_WHAT YOU SHOULD DO_: Please return every line in the entries below with the word "FpBools" in it.

(Saved data entries)
----------------------------------------

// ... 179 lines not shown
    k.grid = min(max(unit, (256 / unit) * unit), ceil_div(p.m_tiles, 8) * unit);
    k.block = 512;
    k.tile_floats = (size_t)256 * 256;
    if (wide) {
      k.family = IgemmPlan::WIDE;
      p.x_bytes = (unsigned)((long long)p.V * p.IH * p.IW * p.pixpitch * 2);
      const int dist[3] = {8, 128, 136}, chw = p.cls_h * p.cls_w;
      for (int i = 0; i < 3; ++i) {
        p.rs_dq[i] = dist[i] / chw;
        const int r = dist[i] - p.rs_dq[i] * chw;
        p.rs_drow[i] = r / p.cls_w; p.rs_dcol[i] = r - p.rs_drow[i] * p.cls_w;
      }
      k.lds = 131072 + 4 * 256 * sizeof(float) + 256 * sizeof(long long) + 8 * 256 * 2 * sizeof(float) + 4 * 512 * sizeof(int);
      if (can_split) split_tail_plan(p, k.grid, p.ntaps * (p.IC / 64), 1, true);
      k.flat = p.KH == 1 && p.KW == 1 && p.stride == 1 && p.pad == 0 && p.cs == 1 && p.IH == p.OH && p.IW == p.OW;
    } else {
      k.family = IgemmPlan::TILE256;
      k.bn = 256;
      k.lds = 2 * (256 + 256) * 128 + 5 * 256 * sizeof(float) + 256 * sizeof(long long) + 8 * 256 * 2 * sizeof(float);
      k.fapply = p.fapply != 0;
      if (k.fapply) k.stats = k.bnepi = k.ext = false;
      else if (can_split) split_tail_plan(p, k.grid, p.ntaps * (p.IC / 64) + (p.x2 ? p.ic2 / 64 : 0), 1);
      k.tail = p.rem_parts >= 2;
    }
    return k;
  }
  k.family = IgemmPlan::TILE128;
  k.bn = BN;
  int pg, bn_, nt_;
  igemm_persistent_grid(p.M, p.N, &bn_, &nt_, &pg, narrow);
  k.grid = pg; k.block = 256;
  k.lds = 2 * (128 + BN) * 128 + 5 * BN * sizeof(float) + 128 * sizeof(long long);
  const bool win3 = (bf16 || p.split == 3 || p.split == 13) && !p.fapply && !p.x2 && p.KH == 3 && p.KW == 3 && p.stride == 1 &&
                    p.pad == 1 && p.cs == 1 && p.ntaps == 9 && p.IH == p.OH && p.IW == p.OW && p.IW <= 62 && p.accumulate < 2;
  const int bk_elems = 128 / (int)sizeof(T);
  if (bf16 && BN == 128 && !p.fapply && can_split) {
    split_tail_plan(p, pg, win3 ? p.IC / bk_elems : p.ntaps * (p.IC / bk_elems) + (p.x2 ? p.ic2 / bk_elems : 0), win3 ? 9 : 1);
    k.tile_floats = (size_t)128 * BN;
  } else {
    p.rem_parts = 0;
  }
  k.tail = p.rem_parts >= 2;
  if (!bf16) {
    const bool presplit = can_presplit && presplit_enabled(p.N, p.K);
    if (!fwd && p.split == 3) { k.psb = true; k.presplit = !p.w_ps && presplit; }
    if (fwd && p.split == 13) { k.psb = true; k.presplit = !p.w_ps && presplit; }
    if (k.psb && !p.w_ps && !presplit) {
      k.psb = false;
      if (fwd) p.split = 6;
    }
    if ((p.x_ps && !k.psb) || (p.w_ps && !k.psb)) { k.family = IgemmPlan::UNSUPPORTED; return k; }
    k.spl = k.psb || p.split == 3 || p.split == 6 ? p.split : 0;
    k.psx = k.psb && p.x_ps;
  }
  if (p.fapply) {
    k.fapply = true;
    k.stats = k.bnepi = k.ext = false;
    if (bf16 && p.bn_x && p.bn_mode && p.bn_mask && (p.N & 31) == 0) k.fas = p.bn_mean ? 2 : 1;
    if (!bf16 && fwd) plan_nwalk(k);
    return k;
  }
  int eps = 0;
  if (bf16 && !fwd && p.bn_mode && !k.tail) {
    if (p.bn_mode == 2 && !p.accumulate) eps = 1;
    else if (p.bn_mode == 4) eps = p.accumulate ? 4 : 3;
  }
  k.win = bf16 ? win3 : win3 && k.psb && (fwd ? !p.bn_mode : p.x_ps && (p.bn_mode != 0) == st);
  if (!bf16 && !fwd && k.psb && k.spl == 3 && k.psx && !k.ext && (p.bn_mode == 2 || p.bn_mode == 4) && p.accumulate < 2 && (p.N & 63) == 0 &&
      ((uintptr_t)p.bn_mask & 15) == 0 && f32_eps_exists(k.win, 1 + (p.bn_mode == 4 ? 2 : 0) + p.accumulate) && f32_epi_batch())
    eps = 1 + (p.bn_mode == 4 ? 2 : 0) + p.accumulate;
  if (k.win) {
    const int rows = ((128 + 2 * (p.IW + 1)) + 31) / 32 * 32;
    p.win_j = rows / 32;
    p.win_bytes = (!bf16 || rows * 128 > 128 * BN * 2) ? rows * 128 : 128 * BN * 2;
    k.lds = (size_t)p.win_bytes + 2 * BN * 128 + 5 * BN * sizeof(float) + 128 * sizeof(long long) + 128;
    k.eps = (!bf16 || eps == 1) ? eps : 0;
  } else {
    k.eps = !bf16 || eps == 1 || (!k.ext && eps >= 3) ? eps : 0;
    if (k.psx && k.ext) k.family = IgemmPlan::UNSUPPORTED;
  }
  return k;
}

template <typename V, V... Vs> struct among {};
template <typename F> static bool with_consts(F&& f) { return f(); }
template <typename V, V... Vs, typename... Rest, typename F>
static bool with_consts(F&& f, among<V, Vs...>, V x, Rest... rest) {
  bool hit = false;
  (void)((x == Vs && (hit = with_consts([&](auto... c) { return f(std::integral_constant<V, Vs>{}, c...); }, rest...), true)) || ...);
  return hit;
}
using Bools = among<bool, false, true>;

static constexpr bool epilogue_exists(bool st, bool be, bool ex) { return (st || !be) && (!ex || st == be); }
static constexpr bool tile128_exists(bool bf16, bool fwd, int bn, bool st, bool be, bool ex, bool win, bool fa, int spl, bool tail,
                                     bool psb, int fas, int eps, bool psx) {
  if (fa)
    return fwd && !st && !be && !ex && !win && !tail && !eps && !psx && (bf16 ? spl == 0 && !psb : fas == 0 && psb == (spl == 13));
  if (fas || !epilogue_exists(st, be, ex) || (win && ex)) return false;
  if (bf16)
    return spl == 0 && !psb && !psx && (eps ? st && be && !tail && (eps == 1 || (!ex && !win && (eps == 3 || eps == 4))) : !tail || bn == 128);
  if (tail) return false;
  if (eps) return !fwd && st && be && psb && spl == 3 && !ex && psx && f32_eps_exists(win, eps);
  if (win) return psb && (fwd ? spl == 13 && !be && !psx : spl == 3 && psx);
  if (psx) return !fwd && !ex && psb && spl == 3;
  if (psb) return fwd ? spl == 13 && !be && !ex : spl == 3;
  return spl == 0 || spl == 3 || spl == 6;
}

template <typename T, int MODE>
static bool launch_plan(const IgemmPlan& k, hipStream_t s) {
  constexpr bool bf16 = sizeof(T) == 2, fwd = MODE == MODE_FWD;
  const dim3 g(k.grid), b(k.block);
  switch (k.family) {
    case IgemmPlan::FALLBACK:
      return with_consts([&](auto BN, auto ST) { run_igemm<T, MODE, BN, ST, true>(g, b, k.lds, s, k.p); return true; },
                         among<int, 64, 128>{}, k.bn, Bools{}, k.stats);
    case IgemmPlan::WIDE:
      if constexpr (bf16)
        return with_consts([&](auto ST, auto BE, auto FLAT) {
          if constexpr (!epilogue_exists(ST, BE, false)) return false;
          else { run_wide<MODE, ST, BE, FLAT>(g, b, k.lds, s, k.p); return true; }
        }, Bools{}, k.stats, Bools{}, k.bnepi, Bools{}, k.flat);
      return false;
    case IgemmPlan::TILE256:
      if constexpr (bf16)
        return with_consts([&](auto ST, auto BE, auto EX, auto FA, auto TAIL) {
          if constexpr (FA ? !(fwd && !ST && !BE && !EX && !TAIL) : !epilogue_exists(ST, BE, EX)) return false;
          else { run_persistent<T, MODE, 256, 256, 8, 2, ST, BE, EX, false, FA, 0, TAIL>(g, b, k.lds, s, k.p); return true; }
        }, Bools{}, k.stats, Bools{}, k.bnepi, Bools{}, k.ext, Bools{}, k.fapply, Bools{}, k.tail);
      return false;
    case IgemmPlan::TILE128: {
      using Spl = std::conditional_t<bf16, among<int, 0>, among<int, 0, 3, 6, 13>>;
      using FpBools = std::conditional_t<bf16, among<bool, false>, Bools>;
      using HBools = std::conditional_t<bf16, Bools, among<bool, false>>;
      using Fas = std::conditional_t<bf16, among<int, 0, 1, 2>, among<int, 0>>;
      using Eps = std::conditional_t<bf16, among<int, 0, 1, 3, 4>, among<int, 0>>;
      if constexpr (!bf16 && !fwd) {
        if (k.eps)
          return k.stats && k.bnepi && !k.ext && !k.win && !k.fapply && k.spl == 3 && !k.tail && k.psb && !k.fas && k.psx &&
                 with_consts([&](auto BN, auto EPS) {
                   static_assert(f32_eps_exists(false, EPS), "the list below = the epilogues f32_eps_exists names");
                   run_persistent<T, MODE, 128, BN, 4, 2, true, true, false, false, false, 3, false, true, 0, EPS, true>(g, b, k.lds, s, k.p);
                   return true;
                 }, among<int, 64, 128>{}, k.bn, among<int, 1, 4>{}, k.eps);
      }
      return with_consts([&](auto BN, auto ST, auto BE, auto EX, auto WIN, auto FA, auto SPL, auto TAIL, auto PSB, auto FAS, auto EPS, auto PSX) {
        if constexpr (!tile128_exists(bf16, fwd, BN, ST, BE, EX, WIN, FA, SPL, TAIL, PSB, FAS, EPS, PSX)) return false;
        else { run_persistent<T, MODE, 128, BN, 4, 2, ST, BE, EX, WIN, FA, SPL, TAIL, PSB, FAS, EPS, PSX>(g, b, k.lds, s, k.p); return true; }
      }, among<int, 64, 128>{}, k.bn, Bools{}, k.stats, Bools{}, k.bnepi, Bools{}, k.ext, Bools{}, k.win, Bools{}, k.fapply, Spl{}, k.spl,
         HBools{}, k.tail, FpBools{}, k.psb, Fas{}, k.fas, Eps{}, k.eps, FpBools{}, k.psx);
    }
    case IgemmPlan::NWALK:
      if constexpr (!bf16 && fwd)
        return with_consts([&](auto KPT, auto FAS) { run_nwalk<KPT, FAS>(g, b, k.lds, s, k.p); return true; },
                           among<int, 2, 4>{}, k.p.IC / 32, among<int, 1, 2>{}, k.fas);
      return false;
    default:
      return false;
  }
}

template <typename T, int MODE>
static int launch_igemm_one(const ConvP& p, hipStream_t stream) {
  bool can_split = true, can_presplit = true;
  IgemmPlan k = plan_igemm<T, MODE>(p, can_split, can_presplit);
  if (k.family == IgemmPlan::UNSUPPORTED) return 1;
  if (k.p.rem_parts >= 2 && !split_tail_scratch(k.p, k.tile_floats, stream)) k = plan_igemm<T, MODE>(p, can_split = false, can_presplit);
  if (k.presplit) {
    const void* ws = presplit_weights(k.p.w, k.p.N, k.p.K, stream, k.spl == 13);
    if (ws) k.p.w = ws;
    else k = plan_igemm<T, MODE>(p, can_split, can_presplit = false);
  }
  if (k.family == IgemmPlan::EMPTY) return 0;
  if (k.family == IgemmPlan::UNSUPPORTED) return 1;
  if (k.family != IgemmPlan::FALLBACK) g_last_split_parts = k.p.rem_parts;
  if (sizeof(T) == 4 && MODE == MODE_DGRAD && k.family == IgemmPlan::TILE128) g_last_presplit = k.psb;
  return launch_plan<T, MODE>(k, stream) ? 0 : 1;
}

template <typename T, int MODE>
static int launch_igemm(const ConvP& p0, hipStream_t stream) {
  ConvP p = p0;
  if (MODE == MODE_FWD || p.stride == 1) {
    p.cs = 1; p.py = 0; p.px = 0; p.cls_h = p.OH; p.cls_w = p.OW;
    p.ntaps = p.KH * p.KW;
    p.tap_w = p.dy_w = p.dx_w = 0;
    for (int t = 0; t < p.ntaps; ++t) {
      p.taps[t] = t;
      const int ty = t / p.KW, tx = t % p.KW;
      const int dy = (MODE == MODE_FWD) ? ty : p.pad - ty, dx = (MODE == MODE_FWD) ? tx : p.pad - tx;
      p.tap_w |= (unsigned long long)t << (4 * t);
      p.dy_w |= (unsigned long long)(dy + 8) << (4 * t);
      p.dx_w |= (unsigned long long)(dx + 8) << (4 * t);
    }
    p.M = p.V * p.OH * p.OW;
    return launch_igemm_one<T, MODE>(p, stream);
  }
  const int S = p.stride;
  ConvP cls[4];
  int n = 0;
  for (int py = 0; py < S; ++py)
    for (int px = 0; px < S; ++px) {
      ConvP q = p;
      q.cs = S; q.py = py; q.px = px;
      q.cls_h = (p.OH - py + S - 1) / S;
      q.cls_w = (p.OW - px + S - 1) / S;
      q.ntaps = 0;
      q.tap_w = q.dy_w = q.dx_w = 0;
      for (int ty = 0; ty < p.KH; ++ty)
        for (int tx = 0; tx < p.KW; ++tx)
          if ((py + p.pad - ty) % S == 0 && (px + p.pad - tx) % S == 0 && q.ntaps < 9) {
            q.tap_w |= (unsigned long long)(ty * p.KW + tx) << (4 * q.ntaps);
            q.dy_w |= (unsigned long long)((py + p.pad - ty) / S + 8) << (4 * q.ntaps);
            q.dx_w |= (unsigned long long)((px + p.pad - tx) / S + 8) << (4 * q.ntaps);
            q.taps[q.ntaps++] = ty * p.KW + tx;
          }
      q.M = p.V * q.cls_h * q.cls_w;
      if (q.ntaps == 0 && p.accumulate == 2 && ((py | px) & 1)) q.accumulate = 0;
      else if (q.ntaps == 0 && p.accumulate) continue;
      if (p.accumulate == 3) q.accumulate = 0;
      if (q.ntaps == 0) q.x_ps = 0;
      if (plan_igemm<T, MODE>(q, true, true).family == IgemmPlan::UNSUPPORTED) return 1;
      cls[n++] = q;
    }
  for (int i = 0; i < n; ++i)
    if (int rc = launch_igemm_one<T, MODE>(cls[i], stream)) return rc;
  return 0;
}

----------------------------------------

_RESULT OF THE EXERCISE_:
      using FpBools = std::conditional_t<bf16, among<bool, false>, Bools>;
         HBools{}, k.tail, FpBools{}, k.psb, Fas{}, k.fas, Eps{}, k.eps, FpBools{}, k.psx);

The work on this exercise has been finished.